TASK OBJECTIVE
Run through the records and, wherever a line holds the word "rollov", return that line.
___ DATASET
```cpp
template <typename T, int OP>
static int fd_launch(void* stream, int edge, const void* x, const void* gf,
                     const void* gb, void* y, int64_t nloc, int64_t m,
                     int64_t row0, int64_t nglob, int64_t rbegin,
                     int64_t rend, double coeff) {
  if (nloc < 0 || m <= 0 || rbegin < 0 || rend > nloc) return PAM_EARG;
  const int64_t nrows = rend - rbegin;
  if (nloc == 0 || nrows <= 0) return 0;
  Rows<T> R{(const T*)x, (const T*)gf, (const T*)gb, nloc, m, FDDef<OP>::W};
  const bool align16 = ((uintptr_t)x % 16 == 0) && ((uintptr_t)y % 16 == 0) &&
                       (gf == nullptr || (uintptr_t)gf % 16 == 0) &&
                       (gb == nullptr || (uintptr_t)gb % 16 == 0);
  int V = 1;
  if (align16) {
    if (sizeof(T) == 8)
      V = (m % 2 == 0) ? 2 : 1;
    else
      V = (m % 4 == 0) ? 4 : 1;
    const int ov = fd_vec_override();
    if ((ov == 1 || ov == 2 || ov == 4) && m % ov == 0) V = ov;
  }
  const int64_t mv = m / V;
  static int gycap = [] {
    const char* e = getenv("PAM_FD_GY");
    return e ? atoi(e) : 65535;
  }();
  static int totcap = [] {
    const char* e = getenv("PAM_FD_CAP");
    return e ? atoi(e) : 262144;
  }();
  int gy = (int)(nrows < gycap ? nrows : gycap);
  if (gy < 1) gy = 1;
  int64_t gx64 = (mv + BLK - 1) / BLK;
  int64_t cap = totcap / gy;
  if (cap < 1) cap = 1;
  if (gx64 > cap) gx64 = cap;
  dim3 grid((uint32_t)gx64, (uint32_t)gy);
  hipStream_t s = (hipStream_t)stream;
  static int rollov = [] {
    const char* e = getenv("PAM_FD_ROLL");
    return e ? atoi(e) : 0;
  }();
  static int64_t longrow = [] {
    const char* e = getenv("PAM_FD_LONGROW");
    return (int64_t)(e ? atoll(e) : (4 << 20));
  }();
  const int64_t rowbytes = m * (int64_t)sizeof(T);
  const bool roll_auto =
      rollov == 0 && V > 1 &&
      (rowbytes > longrow ||
       (rowbytes * 8 >= longrow * 5 && (nrows % 1024) != 0));
  static int rolltgt = [] {
    const char* e = getenv("PAM_FD_ROLL_TGT");
    return e ? atoi(e) : 2048;
  }();
  if ((rollov > 0 && V > 1) || roll_auto) {
    if (roll_auto && fd_vec_override() == 0 && m % 4 == 0 && align16)
      V = 4;
    static int cvov = [] {
      const char* e = getenv("PAM_FD_ROLL_CV");
      return e ? atoi(e) : 8;
    }();
    const int CV = (cvov == 2 || cvov == 4) ? cvov : 8;
    const int64_t mv2 = m / V;
    int64_t gx = (mv2 + (int64_t)BLK * CV - 1) / ((int64_t)BLK * CV);
    int64_t gyr = rolltgt / (gx ? gx : 1);
    const int64_t minchunk = 16;
    int64_t maxgy = (nrows + minchunk - 1) / minchunk;
    if (gyr > maxgy) gyr = maxgy;
    if (gyr < 1) gyr = 1;
    if (gyr > 65535) gyr = 65535;
    dim3 gridr((uint32_t)gx, (uint32_t)gyr);
    const bool rnt = fd_nt_override() != 0;
    static int ntlov = [] {
      const char* e = getenv("PAM_FD_NTL");
      return e ? atoi(e) : 0;
    }();
    const bool rntl = ntlov != 0;
#define ROLL_LAUNCH(KER, VV, CC)                                              \
  do {                                                                        \
    if (rnt)                                                                  \
      hipLaunchKernelGGL((KER<T, OP, VV, CC, true>), gridr, dim3(BLK), 0, s,  \
                         R, (T*)y, row0, nglob, (T)coeff, edge, rbegin,       \
                         rend);                                               \
    else                                                                      \
      hipLaunchKernelGGL((KER<T, OP, VV, CC, false>), gridr, dim3(BLK), 0, s, \
                         R, (T*)y, row0, nglob, (T)coeff, edge, rbegin,       \
                         rend);                                               \
  } while (0)
#define ROLL_LAUNCH1(VV, CC)                                                  \
  do {                                                                        \
    if (rntl)                                                                 \
      hipLaunchKernelGGL((fd_roll_kernel<T, OP, VV, CC, false, true>),        \
                         gridr, dim3(BLK), 0, s, R, (T*)y, row0, nglob,       \
                         (T)coeff, edge, rbegin, rend);                       \
    else                                                                      \
      ROLL_LAUNCH(fd_roll_kernel, VV, CC);                                    \
  } while (0)
    if (rollov == 2) {
      if (V == 4 && CV == 2) ROLL_LAUNCH(fd_roll2_kernel, 4, 2);
      else if (V == 4 && CV == 8) ROLL_LAUNCH(fd_roll2_kernel, 4, 8);
      else if (V == 4) ROLL_LAUNCH(fd_roll2_kernel, 4, 4);
      else if (CV == 2) ROLL_LAUNCH(fd_roll2_kernel, 2, 2);
      else if (CV == 8) ROLL_LAUNCH(fd_roll2_kernel, 2, 8);
      else ROLL_LAUNCH(fd_roll2_kernel, 2, 4);
    } else {
      if (V == 4 && CV == 2) ROLL_LAUNCH1(4, 2);
      else if (V == 4 && CV == 8) ROLL_LAUNCH1(4, 8);
      else if (V == 4) ROLL_LAUNCH1(4, 4);
      else if (CV == 2) ROLL_LAUNCH1(2, 2);
      else if (CV == 8) ROLL_LAUNCH1(2, 8);
      else ROLL_LAUNCH1(2, 4);
    }
#undef ROLL_LAUNCH1
#undef ROLL_LAUNCH
    return check(hipGetLastError());
  }
  static int rswap = [] {
    const char* e = getenv("PAM_FD_RSWAP");
    return e ? atoi(e) : 0;
  }();
  if (rswap) {
    dim3 grid_s((uint32_t)gy, (uint32_t)gx64);
    if (V == 4)
      hipLaunchKernelGGL((fd_kernel<T, OP, 4, false, true>), grid_s,
                         dim3(BLK), 0, s, R, (T*)y, row0, nglob, (T)coeff,
                         edge, rbegin, rend);
    else if (V == 2 && sizeof(T) == 8)
      hipLaunchKernelGGL((fd_kernel<T, OP, 2, false, true>), grid_s,
                         dim3(BLK), 0, s, R, (T*)y, row0, nglob, (T)coeff,
                         edge, rbegin, rend);
    else
      hipLaunchKernelGGL((fd_kernel<T, OP, 1, false, true>), grid_s,
                         dim3(BLK), 0, s, R, (T*)y, row0, nglob, (T)coeff,
                         edge, rbegin, rend);
    return check(hipGetLastError());
  }
  const bool nt = fd_nt_override() != 0;
  if (nt) {
    if (V == 4)
      hipLaunchKernelGGL((fd_kernel<T, OP, 4, true>), grid, dim3(BLK), 0, s,
                         R, (T*)y, row0, nglob, (T)coeff, edge, rbegin, rend);
    else if (V == 2 && sizeof(T) == 8)
      hipLaunchKernelGGL((fd_kernel<T, OP, 2, true>), grid, dim3(BLK), 0, s,
                         R, (T*)y, row0, nglob, (T)coeff, edge, rbegin, rend);
    else
      hipLaunchKernelGGL((fd_kernel<T, OP, 1, true>), grid, dim3(BLK), 0, s,
                         R, (T*)y, row0, nglob, (T)coeff, edge, rbegin, rend);
  } else if (V == 4)
    hipLaunchKernelGGL((fd_kernel<T, OP, 4>), grid, dim3(BLK), 0, s, R, (T*)y,
                       row0, nglob, (T)coeff, edge, rbegin, rend);
  else if (V == 2 && sizeof(T) == 8)
    hipLaunchKernelGGL((fd_kernel<T, OP, 2>), grid, dim3(BLK), 0, s, R, (T*)y,
                       row0, nglob, (T)coeff, edge, rbegin, rend);
  else
    hipLaunchKernelGGL((fd_kernel<T, OP, 1>), grid, dim3(BLK), 0, s, R, (T*)y,
                       row0, nglob, (T)coeff, edge, rbegin, rend);
  return check(hipGetLastError());
}

extern "C" int pam_fd_apply(void* stream, int op, int edge, const void* x,
                            const void* gf, const void* gb, void* y,
                            int64_t nloc, int64_t m, int64_t row0,
                            int64_t nglob, int64_t rbegin, int64_t rend,
                            double coeff, int dtype) {
#define FD_CASE(T)                                                            \
  switch (op) {                                                               \
    case 0: return fd_launch<T, 0>(stream, edge, x, gf, gb, y, nloc, m, row0, nglob, rbegin, rend, coeff); \
    case 1: return fd_launch<T, 1>(stream, edge, x, gf, gb, y, nloc, m, row0, nglob, rbegin, rend, coeff); \
    case 2: return fd_launch<T, 2>(stream, edge, x, gf, gb, y, nloc, m, row0, nglob, rbegin, rend, coeff); \
    case 3: return fd_launch<T, 3>(stream, edge, x, gf, gb, y, nloc, m, row0, nglob, rbegin, rend, coeff); \
    case 4: return fd_launch<T, 4>(stream, edge, x, gf, gb, y, nloc, m, row0, nglob, rbegin, rend, coeff); \
    case 5: return fd_launch<T, 5>(stream, edge, x, gf, gb, y, nloc, m, row0, nglob, rbegin, rend, coeff); \
    case 6: return fd_launch<T, 6>(stream, edge, x, gf, gb, y, nloc, m, row0, nglob, rbegin, rend, coeff); \
    case 7: return fd_launch<T, 7>(stream, edge, x, gf, gb, y, nloc, m, row0, nglob, rbegin, rend, coeff); \
    case 8: return fd_launch<T, 8>(stream, edge, x, gf, gb, y, nloc, m, row0, nglob, rbegin, rend, coeff); \
    case 9: return fd_launch<T, 9>(stream, edge, x, gf, gb, y, nloc, m, row0, nglob, rbegin, rend, coeff); \
    case 10: return fd_launch<T, 10>(stream, edge, x, gf, gb, y, nloc, m, row0, nglob, rbegin, rend, coeff); \
    case 11: return fd_launch<T, 11>(stream, edge, x, gf, gb, y, nloc, m, row0, nglob, rbegin, rend, coeff); \
    case 12: return fd_launch<T, 12>(stream, edge, x, gf, gb, y, nloc, m, row0, nglob, rbegin, rend, coeff); \
    case 13: return fd_launch<T, 13>(stream, edge, x, gf, gb, y, nloc, m, row0, nglob, rbegin, rend, coeff); \
    default: return PAM_EOP;                                                  \
  }
  if (dtype == PAM_F64) { FD_CASE(double) }
  if (dtype == PAM_F32) { FD_CASE(float) }
#undef FD_CASE
  return PAM_EDTYPE;
}
```

pylops_mpi_amd/kernels.py:

```python
from functools import lru_cache

import torch
from torch import Tensor

from . import _ffi
from ._ffi import dtype_code as _code

_REAL_OF = {torch.complex128: torch.float64, torch.complex64: torch.float32}
_F64 = torch.float64


_AS_REAL = {torch.complex128: (2, _ffi.F64), torch.complex64: (2, _ffi.F32)}


def _real_code(t):
    return _AS_REAL.get(t.dtype) or (1, _code(t.dtype))


def _typed(name, dtype, *ts):
    for t in ts:
        if t.dtype != dtype:
            raise TypeError(f"pam: {name}: expected {dtype}, got {t.dtype}")


# ... 196 lines not shown
    if idx not in _reduce_scratch:
        nws, dev = int(_ffi.lib().pam_reduce_ws_elems()), ins[0].device
        _reduce_scratch[idx] = (torch.empty(2 * nws, dtype=_F64, device=dev),
                                torch.empty(2, dtype=_F64, device=dev))
    ws, cached = _reduce_scratch[idx]
    out = cached[:nout] if out is None else out
    ptrs = [t.data_ptr() for t in ins] + [None] * (slots - len(ins))
    _launch(idx, name, (*pre, *ptrs, n, *extras, ws.data_ptr(),
                        out.data_ptr(), dt))
    return out


def dot(x, y, out=None):
    return _reduce("pam_dot", (x, y), (), out, 1)


def cdot(x, y, conjx: bool, out=None):
    return _reduce("pam_cdot", (x, y), (1 if conjx else 0,), out, 2)


def norm_local(x, op: int, p: float, out=None):
    return _reduce("pam_norm_local", (x,), (int(op), float(p)), out, 1)
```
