typedef float f32x4 __attribute__((ext_vector_type(4)));
typedef unsigned u32x4 __attribute__((ext_vector_type(4)));
typedef __amdgpu_buffer_rsrc_t rsrc_t;

constexpr int kWorkers = 7;
constexpr int kSlots = 4;
constexpr int kMaxF = 26;
constexpr int kRing = 3;
constexpr int kSlotB = 1024;
constexpr int kXBufB = kMaxF * kSlotB;
constexpr int kPartH = 0, kPartS = 2048, kPartQ = 3072, kPartSd = 3328, kPartB = 3584;
constexpr int kLDT = 36;
constexpr int kPubDh = 0, kPubDT = 2048, kPubGS = kPubDT + 16 * kLDT * 4, kPubG = kPubGS + 1024, kPubB = kPubG + 256;
constexpr int oX = 0;
constexpr int oDense = oX + kRing * kXBufB;
constexpr int oJunk = oDense + 4 * kSlotB;
constexpr int oPart = oJunk + kSlotB;
constexpr int oPub = oPart + 2 * kWorkers * kPartB;
constexpr int kRowB = 28 * 64;
constexpr int oRow = oPub + 2 * kPubB;
constexpr int oHT = oRow + 2 * kRowB;
constexpr int oD1T = oHT + 16 * 32 * 4;
constexpr int oY = oD1T + 16 * 32 * 4;
constexpr int oW1 = oY + 4 * 16 * 4;
constexpr int oPar = oW1 + 32 * 32 * 4;
constexpr int kParB0 = 0, kParB1 = 128, kParWo = 256, kParWd = 384, kParFo = 448;
constexpr int kLdsBytes = oPar + 448 + 28 * 4;
static_assert(kLdsBytes <= 160 * 1024, "LDS map exceeds a CU");

#ifndef RM_STEP_ABL
#define RM_STEP_ABL 0
#endif
#ifdef RM_STEP_STAMP
__device__ unsigned long long rm_step_stamp_buf[256 * 8 * 8];
#define ST_NOW() __builtin_amdgcn_s_memtime()
#define ST_DECL unsigned long long st_acc[8] = {0, 0, 0, 0, 0, 0, 0, 0}, st_t = ST_NOW(), st_t0 = st_t
#define ST_ADD(i) { const unsigned long long st_n = ST_NOW(); st_acc[i] += st_n - st_t; st_t = st_n; }
#define ST_FLUSH(wv) if (lane == 0 && blockIdx.x < 256) { st_acc[7] = ST_NOW() - st_t0; for (int i_ = 0; i_ < 8; ++i_) rm_step_stamp_buf[(blockIdx.x * 8 + (wv)) * 8 + i_] = st_acc[i_]; }
#else
#define ST_DECL
#define ST_ADD(i)
#define ST_FLUSH(wv)
#endif

struct StepArgs {
  const int64_t *idx, *field_off;
  const char *table;
  int64_t row_bytes;
  const float *dense;
  const int64_t *y;
  const float *y_f;
  const float *W0, *b0, *W1, *b1, *w_out, *w0_out, *lin_wd, *lin_w0;
  int F, Dn, H0, H1, act, task, Kp;
  float grad_scale;
  int64_t B;
  float *d_rows, *logit, *pred, *dlogit, *dW0_part, *sg_part, *loss_part;
  int packed, out_row_bytes, out_rows;
  const float *lin_mask;
};

__device__ __forceinline__ float act_slope(int act) {
  return act == RM_ACT_RELU ? 0.f : (act == RM_ACT_LEAKY_RELU ? 0.2f : 1.f);
}
__device__ __forceinline__ float actf(float v, float slope) { return v > 0.f ? v : slope * v; }
__device__ __forceinline__ float actg(float o, float slope) { return o > 0.f ? 1.f : slope; }

__device__ __forceinline__ int slot_field(int w, int j) {
  return j < 3 ? 7 * j + w : (w < 3 ? 21 + w : (w > 3 ? 20 + w : -1));
}

__device__ __forceinline__ f32x4 mfma16(float a, float b, f32x4 c) {
  return __builtin_amdgcn_mfma_f32_16x16x4f32(a, b, c, 0, 0, 0);
}
__device__ __forceinline__ f32x4 mfma16w(float a, float b, f32x4 c) {
  if (RM_STEP_ABL & 16) { c.x += a * b; return c; }
  return __builtin_amdgcn_mfma_f32_16x16x4f32(a, b, c, 0, 0, 0);
}

__device__ __forceinline__ int swz(int r) { return ((r >> 3) & 1) * 3; }

template <bool NT>
__device__ __forceinline__ void dma16(const char *src, char *lds_dst) {
  __builtin_amdgcn_global_load_lds((const __attribute__((address_space(1))) void *)src,
                                   (__attribute__((address_space(3))) void *)lds_dst, 16, 0, NT ? 2 : 0);
}

__device__ __forceinline__ void wait_vm(int younger) {
#define RM_WV(N) case N: asm volatile("s_waitcnt vmcnt(" #N ")" ::: "memory"); break;
  switch (younger) {
    RM_WV(24) RM_WV(23) RM_WV(22) RM_WV(21) RM_WV(20) RM_WV(19) RM_WV(18) RM_WV(17) RM_WV(16) RM_WV(15) RM_WV(14) RM_WV(13) RM_WV(12) RM_WV(11) RM_WV(10) RM_WV(9) RM_WV(8) RM_WV(7) RM_WV(6)
    RM_WV(5) RM_WV(4) RM_WV(3) RM_WV(2) RM_WV(1)
    default: asm volatile("s_waitcnt vmcnt(0)" ::: "memory"); break;
  }
#undef RM_WV
}

__device__ __forceinline__ float sum_q(float v) {
  {
    float a = v, c = v;
    asm("s_nop 1\n\tv_permlane16_swap_b32 %0, %1" : "+v"(a), "+v"(c));
    v = a + c;
  }
  {
    float a = v, c = v;
    asm("s_nop 1\n\tv_permlane32_swap_b32 %0, %1" : "+v"(a), "+v"(c));
    v = a + c;
  }
  return v;
}
__device__ __forceinline__ float sum_n(float v) {
#pragma unroll
  for (int o = 1; o < 16; o <<= 1) v += __shfl_xor(v, o, 64);
  return v;
}

template <bool NT, bool NT_OUT, bool PACKED>
__device__ __forceinline__ void step_worker(const StepArgs &a, char *smem, const int w, const int lane, const int T) {
  const int n = lane & 15, q = lane >> 4;
  const int F = a.F, H0 = a.H0, K = 16 * F + a.Dn;
  int fld[kSlots];
  bool sv[kSlots], sx[kSlots];
  float w0f[kSlots][2][4];
  float w0x[kSlots][2][4];
  f32x4 dw[kSlots][2];
#pragma unroll
  for (int j = 0; j < kSlots; ++j) {
    const int f = slot_field(w, j);
    sv[j] = f >= 0 && (f < F || (f == F && a.Dn > 0));
    sx[j] = f >= 0 && f < F;
    fld[j] = sv[j] ? f : 0;
    const int kb = 16 * fld[j];
#pragma unroll
    for (int uh = 0; uh < 2; ++uh) {
#pragma unroll
      for (int e = 0; e < 4; ++e) {
        const int kf = kb + 4 * q + e, uf = 16 * uh + n;
        const bool okf = sv[j] && kf < K && uf < H0;
        const float vf = a.W0[okf ? (int64_t)kf * H0 + uf : 0];
        w0f[j][uh][e] = okf ? vf : 0.f;
        const int kx = kb + n, ux = 16 * uh + 4 * q + e;
        const bool okx = sx[j] && kx < K && ux < H0;
        const float vx = a.W0[okx ? (int64_t)kx * H0 + ux : 0];
        w0x[j][uh][e] = okx ? vx : 0.f;
      }
      dw[j][uh] = f32x4{0.f, 0.f, 0.f, 0.f};
    }
  }
  const int64_t tstride = gridDim.x;
  const int lo_slice = n * 64 + 16 * (q ^ swz(n));
  int lo_col[4];
#pragma unroll
  for (int es = 0; es < 4; ++es) lo_col[es] = (4 * es + q) * 64 + 16 * ((n >> 2) ^ swz(4 * es + q)) + 4 * (n & 3);
  const int lo_row = n * F * 64 + 16 * q;
  auto slot_base = [&](int j, int tile) {
    const int ring = oX + ((tile + 6) % 3) * kXBufB + fld[j] * kSlotB, dn = oDense + (tile & 3) * kSlotB;
    return __builtin_amdgcn_readfirstlane((sx[j] || !sv[j]) ? ring : dn);
  };
  const int piece = 16 * ((lane & 3) ^ swz(lane >> 2));
  const int side_off = 64 + 4 * (lane & 1);
  float sdv[kSlots];
#pragma unroll
  for (int j = 0; j < kSlots; ++j) sdv[j] = 0.f;
  unsigned rp[4][kSlots];
  float lmask[kSlots];
#pragma unroll
  for (int j = 0; j < kSlots; ++j) {
    rp[0][j] = rp[1][j] = rp[2][j] = rp[3][j] = 0;
    lmask[j] = (PACKED && a.lin_mask != nullptr && sx[j]) ? a.lin_mask[fld[j]] : 1.f;
  }
  ST_DECL;
  ST_ADD(0);

  for (int s = -2; s <= T + 1; ++s) {
    const bool hasB = s - 2 >= 0 && s - 2 < T;
    const bool hasD = s + 1 >= 0 && s + 1 < T;
    float side_sum = 0.f;
#pragma unroll
    for (int j = 0; j < kSlots; ++j) side_sum += sx[j] ? sdv[j] : 0.f;
    {
      const int tb = s - 2, td = s + 1;
      const char *pub = smem + oPub + (tb & 1) * kPubB;
      char *xd = smem + oX + ((td + 3) % 3) * kXBufB;
      f32x4 dhB[2], gS, e4[kSlots];
      float dT[2][4], g, col[kSlots][4];
      if (hasB) {
#pragma unroll
        for (int j = 0; j < kSlots; ++j) {
          const char *xs = smem + slot_base(j, tb);
#pragma unroll
          for (int es = 0; es < 4; ++es)
            col[j][es] = *reinterpret_cast<const float *>(xs + lo_col[es]);
          e4[j] = *reinterpret_cast<const f32x4 *>(xs + lo_slice);
        }
#pragma unroll
        for (int uh = 0; uh < 2; ++uh) {
          dhB[uh] = *reinterpret_cast<const f32x4 *>(pub + kPubDh + (uh * 64 + lane) * 16);
#pragma unroll
          for (int es = 0; es < 4; ++es)
            dT[uh][es] = *reinterpret_cast<const float *>(pub + kPubDT + ((4 * es + q) * kLDT + 16 * uh + n) * 4);
        }
        gS = *reinterpret_cast<const f32x4 *>(pub + kPubGS + lane * 16);
        g = *reinterpret_cast<const float *>(pub + kPubG + lane * 4);
      }
      ST_ADD(1);
      unsigned rid[kSlots];
      if (PACKED) {
#pragma unroll
        for (int j = 0; j < kSlots; ++j) {
          rp[3][j] = rp[2][j];
          rp[2][j] = rp[1][j];
          rp[1][j] = rp[0][j];
        }
      }
      if (hasD) {
        const unsigned *rowid = reinterpret_cast<const unsigned *>(smem + oRow + (td & 1) * kRowB);
#pragma unroll
        for (int j = 0; j < kSlots; ++j) {
          rid[j] = rowid[fld[j] * 16 + (lane >> 2)];
          if (PACKED) rp[0][j] = rowid[fld[j] * 16 + n];
        }
      }
      asm volatile("s_waitcnt lgkmcnt(0)" ::: "memory");
      const int64_t ex0 = ((int64_t)blockIdx.x + tb * tstride) * 16;
      const int64_t left = a.B - ex0;
      const int rows_t = left < 16 ? (int)left : 16;
      const rsrc_t rd = PACKED ? __builtin_amdgcn_make_buffer_rsrc(a.d_rows, 0, hasB ? a.out_rows * a.out_row_bytes : 0, 0x00020000)
                               : __builtin_amdgcn_make_buffer_rsrc(a.d_rows + (hasB ? ex0 * F * 16 : 0), 0,
                                                                   hasB ? rows_t * F * 64 : 0, 0x00020000);
      const bool ex_ok = n < rows_t;
      auto store_row = [&](int i, const f32x4 &o) {
        const bool ok = sx[i] && !(RM_STEP_ABL & 2);
        if (PACKED) {
          const int base = (ok && ex_ok) ? (int)rp[3][i] * a.out_row_bytes : 0x7ffffff0 - 64;
          __builtin_amdgcn_raw_buffer_store_b128(__builtin_bit_cast(u32x4, o), rd, base + 16 * q, 0, NT_OUT ? 2 : 0);
          const f32x4 tail = f32x4{g, g * lmask[i], 0.f, 0.f};
          __builtin_amdgcn_raw_buffer_store_b128(__builtin_bit_cast(u32x4, tail), rd, q == 0 ? base + 64 : 0x7ffffff0,
                                                 0, NT_OUT ? 2 : 0);
        } else {
          const int off = lo_row + __builtin_amdgcn_readfirstlane(ok ? fld[i] * 64 : 0x70000000);
          __builtin_amdgcn_raw_buffer_store_b128(__builtin_bit_cast(u32x4, o), rd, off, 0, NT_OUT ? 2 : 0);
        }
      };
      f32x4 acc[kSlots];
#pragma unroll
      for (int j = 0; j < kSlots; ++j) {
        if (hasD) {
          const char *row = a.table + ((RM_STEP_ABL & 4) || !sx[j] ? 0 : (int64_t)rid[j] * a.row_bytes);
          if (!(RM_STEP_ABL & 8)) dma16<NT>(row + piece, sx[j] ? xd + fld[j] * kSlotB : smem + oJunk);
          if (!(RM_STEP_ABL & 1)) sdv[j] = *reinterpret_cast<const float *>(row + side_off);
        }
        __builtin_amdgcn_sched_barrier(0);
        if (hasB) {
          acc[j] = f32x4{0.f, 0.f, 0.f, 0.f};
#pragma unroll
          for (int es = 0; es < 4; ++es) {
            dw[j][0] = mfma16w(col[j][es], dT[0][es], dw[j][0]);
            dw[j][1] = mfma16w(col[j][es], dT[1][es], dw[j][1]);
            acc[j] = mfma16w(w0x[j][0][es], dhB[0][es], acc[j]);
            acc[j] = mfma16w(w0x[j][1][es], dhB[1][es], acc[j]);
          }
        }
        __builtin_amdgcn_sched_barrier(0);
        if (hasB && j > 0) {
          const int i = j - 1;
          f32x4 o;
          o.x = acc[i].x + (gS.x - g * e4[i].x);
          o.y = acc[i].y + (gS.y - g * e4[i].y);
          o.z = acc[i].z + (gS.z - g * e4[i].z);
          o.w = acc[i].w + (gS.w - g * e4[i].w);
          store_row(i, o);
        }
      }
      if (hasB) {
        const int i = kSlots - 1;
        f32x4 o;
        o.x = acc[i].x + (gS.x - g * e4[i].x);
        o.y = acc[i].y + (gS.y - g * e4[i].y);
        o.z = acc[i].z + (gS.z - g * e4[i].z);
        o.w = acc[i].w + (gS.w - g * e4[i].w);
        store_row(i, o);
      }
    }
    ST_ADD(6);
    if (s >= 0 && s < T) {
      constexpr int SP = PACKED ? 2 : 1;
      const int younger = 1 + ((s - 3 >= 0) ? 2 * SP : 0) + 8 * (hasD ? 1 : 0) + 4 * SP * (hasB ? 1 : 0);
      wait_vm(younger);
      ST_ADD(3);
      f32x4 acc0 = f32x4{0.f, 0.f, 0.f, 0.f}, acc1 = acc0, S = acc0, Q = acc0;
      f32x4 x4[kSlots];
#pragma unroll
      for (int j = 0; j < kSlots; ++j) {
        x4[j] = *reinterpret_cast<const f32x4 *>(smem + slot_base(j, s) + lo_slice);
      }
#pragma unroll
      for (int j = 0; j < kSlots; ++j) {
#pragma unroll
        for (int ks = 0; ks < 4; ++ks) {
          acc0 = mfma16w(w0f[j][0][ks], x4[j][ks], acc0);
          acc1 = mfma16w(w0f[j][1][ks], x4[j][ks], acc1);
        }
        const float m = sx[j] ? 1.f : 0.f;
        S += m * x4[j];
        Q += m * (x4[j] * x4[j]);
      }
      char *part = smem + oPart + ((s & 1) * kWorkers + w) * kPartB;
      *reinterpret_cast<f32x4 *>(part + kPartH + lane * 16) = acc0;
      *reinterpret_cast<f32x4 *>(part + kPartH + (64 + lane) * 16) = acc1;
      *reinterpret_cast<f32x4 *>(part + kPartS + lane * 16) = S;
      *reinterpret_cast<float *>(part + kPartQ + lane * 4) = (Q.x + Q.y) + (Q.z + Q.w);
      *reinterpret_cast<float *>(part + kPartSd + lane * 4) = side_sum;
    }
    ST_ADD(4);
    __syncthreads();
    ST_ADD(5);
  }
#pragma unroll
  for (int j = 0; j < kSlots; ++j)
    if (sv[j]) {
#pragma unroll
      for (int uh = 0; uh < 2; ++uh)
#pragma unroll
        for (int i = 0; i < 4; ++i)
          a.dW0_part[((int64_t)blockIdx.x * a.Kp + 16 * fld[j] + 4 * q + i) * 32 + 16 * uh + n] = dw[j][uh][i];
    }
  ST_ADD(0);
  ST_FLUSH(w);
}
______
RESPONSE FOR THIS EXERCISE
  static int rollov = [] {
      rollov == 0 && V > 1 &&
  if ((rollov > 0 && V > 1) || roll_auto) {
    if (rollov == 2) {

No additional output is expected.